The extant fragments of Euripides' Antigone do not reveal much of the plot, but Aristophanes of Byzantium has written that Euripides' play differed from Sophocles' in three major ways:

1. Haemon was discovered with Antigone at the burial of Polynices
2. Haemon and Antigone married
3. Haemon and Antigone had a son Maeon

Modern scholars interpret Aristophanes comment to indicate that Euripides' play developed along similar lines to Sophocles', except that Haemon's participation in, or at least knowledge of, Antigone's burial of Polynices led to the happy resolution of their marriage in Euripides' play instead of their deaths in Sophocles' play. One extant fragment is a plea to the god Dionysus, suggesting the possibility that Dionysus was the deus ex machina who saved Antigone and Haemon and prophesied the birth of Maeon. Several extant fragments deal with love and marriage, and John Homer Huddilston believed that this, and hint from other fragments (although some of these are now believed to be from plays other than Antigone) indicate that Antigone and Haemon were married secretly.

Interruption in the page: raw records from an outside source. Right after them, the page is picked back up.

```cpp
#define XP_CHECK_LAUNCH(name)                                                                             \
  do {                                                                                                    \
    cudaError_t _e = cudaGetLastError();                                                                  \
    if (_e != cudaSuccess) return ::xp::fail(std::string(name) + " launch: " + cudaGetErrorString(_e)); \
    ::xp::count_launch();                                                                                 \
  } while (0)

}
```

### xpretrain_b200/csrc/gemm.cu

```cuda
#include "../../include/xpretrain_b200.h"
#include "common.h"
#include "ptx.cuh"
#include <cstdlib>

namespace xp {

constexpr int BM = 128;
constexpr int BK = 64;
constexpr int MMA_K = 16;
constexpr int GEMM_THREADS = 384;

struct GemmDev {
  void* c;
  const float* bias;
  const __nv_bfloat16* residual;
  __nv_bfloat16* aux;
  int M, N, K;
  long long ldc, ldr, ld_aux;
  long long c_group, c_group_stride, r_group, r_group_stride;
  int act;
  int splits;
  int scale_cols;
  float alpha, col_scale;
  uint32_t mn_lbo, mn_sbo;
};

template <int BN>
struct GemmCfg {
  static constexpr int A_BYTES = BM * BK * 2;
  static constexpr int B_BYTES = BN * BK * 2;
  static constexpr int STAGE_BYTES = A_BYTES + B_BYTES;
  static constexpr int STAGES = (BN == 256) ? 4 : 6;
  static constexpr int SMEM_BYTES = STAGES * STAGE_BYTES + 1024 + 256;
};

__device__ __forceinline__ float act_gelu_erf(float x) { return 0.5f * x * (1.f + erff(x * 0.70710678118654752f)); }
__device__ __forceinline__ float act_gelu_erf_grad(float x) {
  float cdf = 0.5f * (1.f + erff(x * 0.70710678118654752f));
  float pdf = 0.3989422804014327f * __expf(-0.5f * x * x);
  return cdf + x * pdf;
}

template <int BN, int A_MN, int B_MN, int OUT, int ACT>
__global__ void __launch_bounds__(GEMM_THREADS, 1)
gemm_kernel(const __grid_constant__ CUtensorMap tmA, const __grid_constant__ CUtensorMap tmB, const GemmDev p) {
  using Cfg = GemmCfg<BN>;
  constexpr int STAGES = Cfg::STAGES;
  constexpr bool PINGPONG = BN == 128;
  constexpr int MH = PINGPONG ? 2 : 1;
  constexpr int NH = BN / 128;
  extern __shared__ uint8_t smem_raw[];
  const uint32_t raw_addr = smem_u32(smem_raw);
  uint8_t* smem = smem_raw + (((raw_addr + 1023u) & ~1023u) - raw_addr);
  uint64_t* full_bar = reinterpret_cast<uint64_t*>(smem + STAGES * Cfg::STAGE_BYTES);
  uint64_t* empty_bar = full_bar + STAGES;

  const int wg = threadIdx.x >> 7;
  const int lane = threadIdx.x & 31;

  const int num_m = (p.M + BM - 1) / BM;
  const int num_n = (p.N + BN - 1) / BN;
  const int num_mn = num_m * num_n;
  const int total = num_mn * p.splits;
  const int kb_total = (p.K + BK - 1) / BK;
  const int kb_per = (kb_total + p.splits - 1) / p.splits;

  if (threadIdx.x == 0) {
    tma_prefetch_desc(&tmA);
    tma_prefetch_desc(&tmB);
    for (int s = 0; s < STAGES; ++s) {
      mbar_init(&full_bar[s], 1);
      mbar_init(&empty_bar[s], PINGPONG ? 1 : 2);
    }
    fence_barrier_init();
  }
  __syncthreads();

  if (wg == 0) {
    setmaxnreg_dec<40>();
    if (threadIdx.x == 0) {
      int stage = 0;
      uint32_t phase = 0;
      for (int tile = blockIdx.x; tile < total; tile += gridDim.x) {
        const int split = tile / num_mn;
        const int mn = tile - split * num_mn;
        const int m_blk = mn / num_n;
        const int n_blk = mn - m_blk * num_n;
        const int k0 = split * kb_per;
        const int k1 = min(kb_total, k0 + kb_per);
        for (int kb = k0; kb < k1; ++kb) {
          mbar_wait_nocall(&empty_bar[stage], phase ^ 1);
          uint8_t* sA = smem + stage * Cfg::STAGE_BYTES;
          uint8_t* sB = sA + Cfg::A_BYTES;
          mbar_arrive_expect_tx(&full_bar[stage], Cfg::STAGE_BYTES);
          if (A_MN) {
#pragma unroll
            for (int i = 0; i < BM / 64; ++i)
              tma_load_2d(sA + i * (BK * 128), &tmA, &full_bar[stage], m_blk * BM + i * 64, kb * BK);
          } else {
            tma_load_2d(sA, &tmA, &full_bar[stage], kb * BK, m_blk * BM);
          }
          if (B_MN) {
#pragma unroll
            for (int i = 0; i < BN / 64; ++i)
              tma_load_2d(sB + i * (BK * 128), &tmB, &full_bar[stage], n_blk * BN + i * 64, kb * BK);
          } else {
            tma_load_2d(sB, &tmB, &full_bar[stage], kb * BK, n_blk * BN);
          }
          if (++stage == STAGES) {
            stage = 0;
            phase ^= 1;
          }
        }
      }
    }
  } else {
    setmaxnreg_inc<232>();
    const int cw = wg - 1;
    const int wq = (threadIdx.x >> 5) & 3;
    constexpr int act = ACT;
    const int N = p.N, scale_cols = p.scale_cols;
    const float alpha = p.alpha, col_scale = p.col_scale;
    __nv_bfloat16* const aux_p = p.aux;
    constexpr bool need_aux_in = (ACT == XP_ACT_DQUICK_GELU || ACT == XP_ACT_DGELU_ERF);
    const __nv_bfloat16* const xin_p = need_aux_in ? p.aux : p.residual;
    constexpr uint32_t A_OFF = 64 * 128;
    const int cta_tiles = (total - blockIdx.x + gridDim.x - 1) / gridDim.x;
    int stage = 0;
    uint32_t phase = 0;
    int local = 0;
    for (int tile = blockIdx.x; tile < total; tile += gridDim.x, ++local) {
      const int split = tile / num_mn;
      const int mn = tile - split * num_mn;
      const int m_blk = mn / num_n;
      const int n_blk = mn - m_blk * num_n;
      const int k0 = split * kb_per;
      const int k1 = min(kb_total, k0 + kb_per);
      if (PINGPONG && (local & 1) != cw) {
        const int next = stage + max(0, k1 - k0);
        phase ^= (next / STAGES) & 1;
        stage = next % STAGES;
        continue;
      }
      if (PINGPONG && local > 0) named_bar_sync(1 + cw, 256);
      const bool pass_turn = PINGPONG && local + 1 < cta_tiles;
      if (k0 >= k1) {
        if (pass_turn) named_bar_arrive(2 - cw, 256);
        continue;
      }
      float acc[MH * NH][64];
#pragma unroll
      for (int q = 0; q < MH * NH; ++q)
#pragma unroll
        for (int i = 0; i < 64; ++i) acc[q][i] = 0.f;
      int prev_stage = -1;
      for (int kb = k0; kb < k1; ++kb) {
        mbar_wait_nocall(&full_bar[stage], phase);
        const uint32_t sA = smem_u32(smem + stage * Cfg::STAGE_BYTES) + (PINGPONG ? 0 : cw * A_OFF);
        const uint32_t sB = smem_u32(smem + stage * Cfg::STAGE_BYTES) + Cfg::A_BYTES;
#pragma unroll
        for (int q = 0; q < MH * NH; ++q) wgmma_fence_regs(acc[q]);
        wgmma_fence();
#pragma unroll
        for (int j = 0; j < BK / MMA_K; ++j) {
#pragma unroll
          for (int mh = 0; mh < MH; ++mh) {
            const uint32_t am = sA + mh * A_OFF;
            const uint64_t adesc = A_MN ? make_smem_desc_sw128(am + j * (MMA_K * 128), p.mn_lbo, p.mn_sbo)
                                        : make_smem_desc_sw128(am + j * (MMA_K * 2), 16, 1024);
#pragma unroll
            for (int h = 0; h < NH; ++h) {
              const uint32_t bh = sB + h * (128 * 128);
              const uint64_t bdesc = B_MN ? make_smem_desc_sw128(bh + j * (MMA_K * 128), p.mn_lbo, p.mn_sbo)
                                          : make_smem_desc_sw128(bh + j * (MMA_K * 2), 16, 1024);
              wgmma_m64n128k16_bf16<A_MN, B_MN>(acc[mh * NH + h], adesc, bdesc);
            }
          }
        }
        wgmma_commit();
#pragma unroll
        for (int q = 0; q < MH * NH; ++q) wgmma_fence_regs(acc[q]);
        wgmma_wait<1>();
        if (prev_stage >= 0 && (threadIdx.x & 127) == 0) mbar_arrive(&empty_bar[prev_stage]);
        prev_stage = stage;
        if (++stage == STAGES) {
          stage = 0;
          phase ^= 1;
        }
      }
      if (pass_turn) named_bar_arrive(2 - cw, 256);
      const auto load_bias = [&](float2(&b)[16], int h) {
#pragma unroll
        for (int i = 0; i < 16; ++i) {
          const int n = n_blk * BN + h * 128 + i * 8 + (lane & 3) * 2;
          b[i] = make_float2(0.f, 0.f);
          if (p.bias != nullptr && split == 0 && n < N) b[i] = __ldg(reinterpret_cast<const float2*>(p.bias + n));
        }
      };
      constexpr bool bias_once = PINGPONG && !need_aux_in;
      float2 bias_tile[16];
      if (bias_once) load_bias(bias_tile, 0);
      wgmma_wait<0>();
#pragma unroll
      for (int q = 0; q < MH * NH; ++q) wgmma_fence_regs(acc[q]);
      if ((threadIdx.x & 127) == 0) mbar_arrive(&empty_bar[prev_stage]);

      const auto apply = [&](float& v0, float& v1, int n, uint32_t xg) -> uint32_t {
        if (n < scale_cols) {
          v0 *= col_scale;
          v1 *= col_scale;
        }
        uint32_t pre = 0;
        if (act == XP_ACT_QUICK_GELU) {
          pre = pack_bf16(v0, v1);
          v0 = quick_gelu(v0);
          v1 = quick_gelu(v1);
        } else if (act == XP_ACT_DQUICK_GELU) {
          v0 *= quick_gelu_grad(bf16_lo(xg));
          v1 *= quick_gelu_grad(bf16_hi(xg));
        } else if (act == XP_ACT_GELU_ERF) {
          pre = pack_bf16(v0, v1);
          v0 = act_gelu_erf(v0);
          v1 = act_gelu_erf(v1);
        } else if (act == XP_ACT_DGELU_ERF) {
          v0 *= act_gelu_erf_grad(bf16_lo(xg));
          v1 *= act_gelu_erf_grad(bf16_hi(xg));
        } else if (xin_p != nullptr) {
          v0 += bf16_lo(xg);
          v1 += bf16_hi(xg);
        }
        return pre;
      };
      constexpr bool save_pre = (ACT == XP_ACT_QUICK_GELU || ACT == XP_ACT_GELU_ERF);
      const int quad = lane & 3;
#pragma unroll
      for (int mh = 0; mh < MH; ++mh) {
        const int row_base = m_blk * BM + (PINGPONG ? mh : cw) * 64 + wq * 16 + (lane >> 2);
#pragma unroll
        for (int rr = 0; rr < 2; ++rr) {
          const int row = row_base + rr * 8;
          const bool row_ok = row < p.M;
          const long long c_off = p.c_group > 0 ? (row / p.c_group) * p.c_group_stride + (row % p.c_group) * p.ldc
                                                : static_cast<long long>(row) * p.ldc;
          const long long x_off = need_aux_in ? static_cast<long long>(row) * p.ld_aux
                                              : (p.r_group > 0 ? (row / p.r_group) * p.r_group_stride + (row % p.r_group) * p.ldr
                                                               : static_cast<long long>(row) * p.ldr);
          const long long a_off = static_cast<long long>(row) * p.ld_aux;
#pragma unroll
          for (int h = 0; h < NH; ++h) {
            const float* const a = acc[mh * NH + h];
            const int n_h = n_blk * BN + h * 128;
            float2 bias2[16];
            if (bias_once) {
#pragma unroll
              for (int i = 0; i < 16; ++i) bias2[i] = bias_tile[i];
            } else {
              load_bias(bias2, h);
            }
            if (OUT == XP_OUT_BF16) {
              uint32_t xin[4][4];
#pragma unroll
              for (int k = 0; k < 4; ++k) {
                const int n8 = n_h + (4 * k + quad) * 8;
                uint4 v = make_uint4(0u, 0u, 0u, 0u);
                if (xin_p != nullptr && row_ok && n8 < N) v = *reinterpret_cast<const uint4*>(xin_p + x_off + n8);
                xin[k][0] = v.x;
                xin[k][1] = v.y;
                xin[k][2] = v.z;
                xin[k][3] = v.w;
                if (xin_p != nullptr) quad_transpose(xin[k]);
              }
#pragma unroll
              for (int k = 0; k < 4; ++k) {
                uint32_t out[4], pre[4];
#pragma unroll
                for (int j = 0; j < 4; ++j) {
                  const int i = 4 * k + j;
                  float v0 = fmaf(a[4 * i + 2 * rr], alpha, bias2[i].x);
                  float v1 = fmaf(a[4 * i + 2 * rr + 1], alpha, bias2[i].y);
                  pre[j] = apply(v0, v1, n_h + i * 8 + quad * 2, xin[k][j]);
                  out[j] = pack_bf16(v0, v1);
                }
                const int n8 = n_h + (4 * k + quad) * 8;
                quad_transpose(out);
                if (row_ok && n8 < N)
                  *reinterpret_cast<uint4*>(static_cast<__nv_bfloat16*>(p.c) + c_off + n8) =
                      make_uint4(out[0], out[1], out[2], out[3]);
                if (save_pre && aux_p != nullptr) {
                  quad_transpose(pre);
                  if (row_ok && n8 < N)
                    *reinterpret_cast<uint4*>(aux_p + a_off + n8) = make_uint4(pre[0], pre[1], pre[2], pre[3]);
                }
              }
            } else if (row_ok) {
              uint32_t xin[16];
#pragma unroll
              for (int i = 0; i < 16; ++i) {
                const int n = n_h + i * 8 + quad * 2;
                xin[i] = 0;
                if (xin_p != nullptr && n < N) xin[i] = *reinterpret_cast<const uint32_t*>(xin_p + x_off + n);
              }
#pragma unroll
              for (int i = 0; i < 16; ++i) {
                const int n = n_h + i * 8 + quad * 2;
                if (n >= N) continue;
                float v0 = fmaf(a[4 * i + 2 * rr], alpha, bias2[i].x);
                float v1 = fmaf(a[4 * i + 2 * rr + 1], alpha, bias2[i].y);
                apply(v0, v1, n, xin[i]);
                if (OUT == XP_OUT_F32) {
                  *reinterpret_cast<float2*>(static_cast<float*>(p.c) + c_off + n) = make_float2(v0, v1);
                } else {
                  asm volatile("red.global.add.v2.f32 [%0], {%1, %2};" ::"l"(static_cast<float*>(p.c) + c_off + n),
                               "f"(v0), "f"(v1)
                               : "memory");
                }
              }
            }
          }
        }
      }
    }
  }
}

template <int BN, int A_MN, int B_MN, int OUT, int ACT>
static int launch_gemm(const CUtensorMap& tmA, const CUtensorMap& tmB, const GemmDev& dev, int grid, cudaStream_t stream) {
  using Cfg = GemmCfg<BN>;
  auto kern = gemm_kernel<BN, A_MN, B_MN, OUT, ACT>;
  static bool attr_set = false;
  if (!attr_set) {
    XP_CHECK_CUDA(cudaFuncSetAttribute(kern, cudaFuncAttributeMaxDynamicSharedMemorySize, Cfg::SMEM_BYTES));
    attr_set = true;
  }
  kern<<<grid, GEMM_THREADS, Cfg::SMEM_BYTES, stream>>>(tmA, tmB, dev);
  XP_CHECK_LAUNCH("gemm_kernel");
  return 0;
}
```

There are two vase paintings showing scenes from an Antigone play which were historically attributed to Euripides' play, although modern scholars generally believe that they depict scenes from an Antigone play by 4th century Attic dramatist Astydamas the Younger. However, the possibility that the vases depict scenes from Euripides has not been definitively closed and even if they depict scenes from Astydamas' play they may be relevant since Astydamas may have been influenced by Euripides. The vases suggest that Heracles was the deus ex machina who saved Antigone and Haemon.

A fable by Gaius Julius Hyginus is consistent with these vase paintings and was historically attributed to Euripides' play, but modern scholars believe that this too relates to Astydamas' play rather than Euripides'. Per Hyginus, Creon had delegated the task of executing Antigone to his son Haemon, not knowing that they were secretly betrothed. Haemon deceived Creon and spared Antigone, who later bore Haemon a son. The son came to Thebes as an adult, and Creon recognized him, realizing Haemon's deception. Creon refused Heracles' request to pardon Haemon, who then killed Antigone and himself.

Huddilston, believing the vases and Hyginus fable to relate to Euripides' play, reconstructed the plot as follows. Maeon is already grown and has come to Thebes to participate in games. Creon recognizes him and is enraged that Haemon deceived him years earlier. He orders Antigone to appear before him, and she does so along with Haemon. Creon sentences one or both to death, when Heracles appears to intercede as a deus ex machina. In this reconstruction, the comment by Aristophanes of Byzantium does not apply to the plot of Euripides' play, but only to the background to the play.

==Date==
The date for Antigone has not been definitively established. However, metrical analysis on the extant fragments, particularly the incidence of resolutions, by Cropp and Fick indicates that the play was likely written in the latter part of Euripides' life, between 420 BCE and 406 BCE. In addition, a scholiast remark indicates that another play of Euripides, Antiope, was produced after 412. However, metrical analysis of the extant fragments of Antiope indicate a much earlier date. This leaves open the possibility that the scholium erroneously referred to Antiope but meant Antigone, or originally named Antigone but this became corrupted over time. If so, that would indicate that Antigone was produced between 411 and 406 BCE.

Zimmerman has suggested that the likely theme of the play involving Polynices as a traitor who was denied burial mirrored events of the Peloponnesian War in 411 BCE, which may be a further clue to the date of Antigone.

==Notable fragments==
Two lines from the prologue survive because Aristophanes held them up to ridicule in The Frogs. These lines talk about Oedipus starting out as a fortunate man, then becoming wretched.